|LETTER TO EDITOR
|Year : 2019 | Volume
| Issue : 1 | Page : 47-49
Does Pulmonary Hypertension Associate Long-Standing Asthma? An Observation
Sayoni Sengupta, Parthasarathi Bhattacharyya
Institute of Pulmocare and Research, Kolkata, West Bengal, India
|Date of Web Publication||18-Jan-2019|
Research Scholar, Institute of Pulmocare and Research, DG 8, Action Area 1, New Town, Kolkata 700156
Source of Support: None, Conflict of Interest: None
|How to cite this article:|
Sengupta S, Bhattacharyya P. Does Pulmonary Hypertension Associate Long-Standing Asthma? An Observation. J Assoc Chest Physicians 2019;7:47-9
|How to cite this URL:|
Sengupta S, Bhattacharyya P. Does Pulmonary Hypertension Associate Long-Standing Asthma? An Observation. J Assoc Chest Physicians [serial online] 2019 [cited 2019 Feb 17];7:47-9. Available from: http://www.jacpjournal.org/text.asp?2019/7/1/47/250472
We had screened a number of patients with chronic obstructive pulmonary disease (COPD) in a referral pulmonary out-patient services (OPD) services in Kolkata, West Bengal, for the presence of pulmonary hypertension (PH). COPD was diagnosed in patients above the age of 50 years with forced expiratory volume in 1 second (FEV1)/forced vital capacity (FVC) below 0.07 according to global initiative for chronic obstructive lung disease (GOLD) guideline. In an interim retrospection following the collection of data of 147 patients, we found that 14 cases (9.52%) were likely suffering from asthma and not COPD. The identification of asthma in these patients included (a) history of variability and reversibility (symptom-free periods), presence of wheeze especially during change of seasons often with symptoms of nasal allergy, and impressive response to steroid in exacerbations of symptoms along with (b) the spirometry showing a reversibility of FEV1 as 200 mL and 12% in response to four puffs of inhaled salbutamol. The screening for the diagnosis of PH included a clinical, radiological (X-ray and high-resolution computed tomography (HRCT) of the chest), and echocardiographic exercise. Hence, any coexistent respiratory problem was practically excluded. The history and the clinical profile of the selected patients did not suggest the diagnosis of secondary PH; based on significant etiologies (for instance, collagen vascular disease, obstructive sleep apnea, chronic liver disease, chronic thromboembolism) or any other plausible factors. The Doppler echocardiography ruled out a possible Class II PH in them. The peculiarities of the patients are listed in [Table 1].

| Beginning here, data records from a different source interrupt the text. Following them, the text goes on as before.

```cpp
int32_t mi_catchup_gap_keys(const int32_t* uniq_rows, const int32_t* num_uniq, const int32_t* last_step, int64_t n_max,
                            int32_t step_to, int32_t* keys, int32_t lin_stride, mi_stream_t stream) {
  MI_REQUIRE(n_max >= 0 && step_to >= 0 && lin_stride >= 1, "catchup_gap_keys: n_max=%lld", (long long)n_max);
  if (n_max == 0) return MI_OK;
  MI_REQUIRE(uniq_rows && num_uniq && last_step && keys, "catchup_gap_keys: null buffer");
  gap_keys_k<<<dim3((unsigned)mi::ceil_div(n_max, kBlock)), dim3(kBlock), 0, mi::as_stream(stream)>>>(
      uniq_rows, num_uniq, last_step, n_max, step_to, keys, lin_stride, mi::step_state());
  MI_CHECK_LAUNCH("catchup_gap_keys");
  return MI_OK;
}

int32_t mi_sparse_catchup(float* table, float* t_m, float* t_v, float* lin_w, float* l_m, float* l_v,
                          int32_t* last_step, const int32_t* uniq_rows, const int32_t* num_uniq,
                          int64_t n_max, int32_t E, int32_t step_to, const float* lr_table,
                          float beta1, float beta2, float epsilon, int32_t flags, int32_t lin_stride,
                          int64_t table_stride, mi_stream_t stream) {
  MI_REQUIRE(n_max >= 0 && step_to >= 0 && lin_stride >= 1, "sparse_catchup: n_max=%lld step_to=%d", (long long)n_max, step_to);
  if (!table) table_stride = 0;
  MI_REQUIRE(table_stride == 0 || (table_stride >= E && (table_stride & 3) == 0), "%s: table_stride=%lld (0 = E, else >= E and a multiple of 4)", "sparse_catchup", (long long)table_stride);
  const int64_t ts = table_stride ? table_stride : E;

  MI_REQUIRE((flags & ~(MI_CATCHUP_DEFER_SLOTS | MI_CATCHUP_BOUNDED | MI_CATCHUP_KEEP_STAMPS)) == 0, "sparse_catchup: flags=%d", flags);
  const bool keep_stamps = (flags & MI_CATCHUP_KEEP_STAMPS) != 0;
  const int32_t defer_slots = flags & MI_CATCHUP_DEFER_SLOTS;
  const bool bounded = (flags & MI_CATCHUP_BOUNDED) != 0 && epsilon >= 1e-30f && beta2 > 0.f && beta2 <= 1.f;
  if (n_max == 0 || (step_to == 0 && !mi::step_state())) return MI_OK;
  MI_REQUIRE(last_step && lr_table, "sparse_catchup: null buffer");
  MI_REQUIRE(table || lin_w, "sparse_catchup: nothing to update");
  MI_REQUIRE(!table || (t_m && t_v && E >= 4 && E <= 256 && (E & 3) == 0 && mi::aligned16(table)),
             "sparse_catchup: table needs m, v, E multiple of 4 in [4,256]");
  MI_REQUIRE(!lin_w || (l_m && l_v), "sparse_catchup: lin_w needs m, v");
  MI_REQUIRE(!uniq_rows || num_uniq, "sparse_catchup: uniq_rows without num_uniq");
  const bool defer = defer_slots != 0 && uniq_rows != nullptr;
  if (lin_w) {
    catchup_lin_k<<<dim3((unsigned)mi::ceil_div(n_max, kBlock)), dim3(kBlock), 0, mi::as_stream(stream)>>>(
        lin_w, l_m, l_v, last_step, uniq_rows, num_uniq, n_max, step_to, lr_table, beta1, beta2, epsilon, defer, lin_stride, mi::step_state(),
        bounded);
    MI_CHECK_LAUNCH("sparse_catchup(wide part)");
  }
  if (!table && (defer || keep_stamps)) return MI_OK;
  const int lpr = table ? lanes_per_row(E) : 1;
  const int64_t blocks = mi::ceil_div(n_max * lpr, kBlock);
  MI_REQUIRE(blocks <= INT32_MAX, "sparse_catchup: grid too large");
  if (bounded && table) {
    int64_t pb = mi::env_int("MI_CATCHUP_BLOCKS", 1024);
    while (pb > 1 && pb > blocks) pb >>= 1;
    MI_DISPATCH_LPR(lpr, (sparse_catchup_bounded_k<L><<<dim3((unsigned)pb), dim3(kBlock), 0, mi::as_stream(stream)>>>(
                             table, t_m, t_v, last_step, uniq_rows, num_uniq, n_max, E, step_to, lr_table, beta1, beta2,
                             epsilon, defer, lin_stride, mi::step_state(), keep_stamps, ts)));
  } else {
    MI_DISPATCH_LPR(lpr, (sparse_catchup_k<L><<<dim3((unsigned)blocks), dim3(kBlock), 0, mi::as_stream(stream)>>>(
                             table, t_m, t_v, last_step, uniq_rows, num_uniq, n_max, E, step_to, lr_table, beta1, beta2,
                             epsilon, defer, lin_stride, mi::step_state(), keep_stamps, ts)));
  }
  MI_CHECK_LAUNCH("sparse_catchup");
  return MI_OK;
}

}
```

### recommender-tensorflow_amd/mi355x_rec/engine.py

```python
import ctypes as C
import json
import os
import math

import numpy as np
import torch

from . import _lib
from ._lib import OptHparams, check, ptr

OPT_KINDS = {"Adam": 0, "Adagrad": 1, "Ftrl": 2, "RMSProp": 3, "SGD": 4}


def _align(n, a=16):
    return (n + a - 1) // a * a
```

|Table 1 Displaying the historical, general physical, lung function and health status (COPD assessment score) of the patients.|
Click here to view
These patients could find space to be included in our COPD-PH list because the job of defining asthma has been made difficult with the omission of the reversibility criteria that brought all the obstructive airway diseases under one umbrella as “COPD” been marked by FEV1/FVC below 0.7., On review, they were asthmatics for all practical purposes as most of them had a suggestive history and clinical features and all of them had a bronchodilator reversibility [see [Table 1]. This bronchodilator reversibility, despite having long-term symptoms, reduced postbronchodilator FEV1 (44.8% ± 14.08% of predicted), and the reduced FEV1/FVC (31.22 ± 33.4) appears significant. If the FEV1/FVC is considered a surrogate marker of remodeling, then our patients had presence of significant airway remodeling to result in a reduction of loss of reversibility.
The detection of the presence of PH in these patients was incidental but appears certain despite lack of direct hemodynamic measurements. We subjected them to a fixed exercise protocol (named as two-chair test) practiced at our institute, and postexercise (within 2 min) desaturation of ≥3% has been regarded significant by us mandating evaluation with HRCT and echocardiography to look for PH. We sought for the HRCT signs of PH,, and the Doppler echocardiographic examinations were accomplished by a single expert using a common machine.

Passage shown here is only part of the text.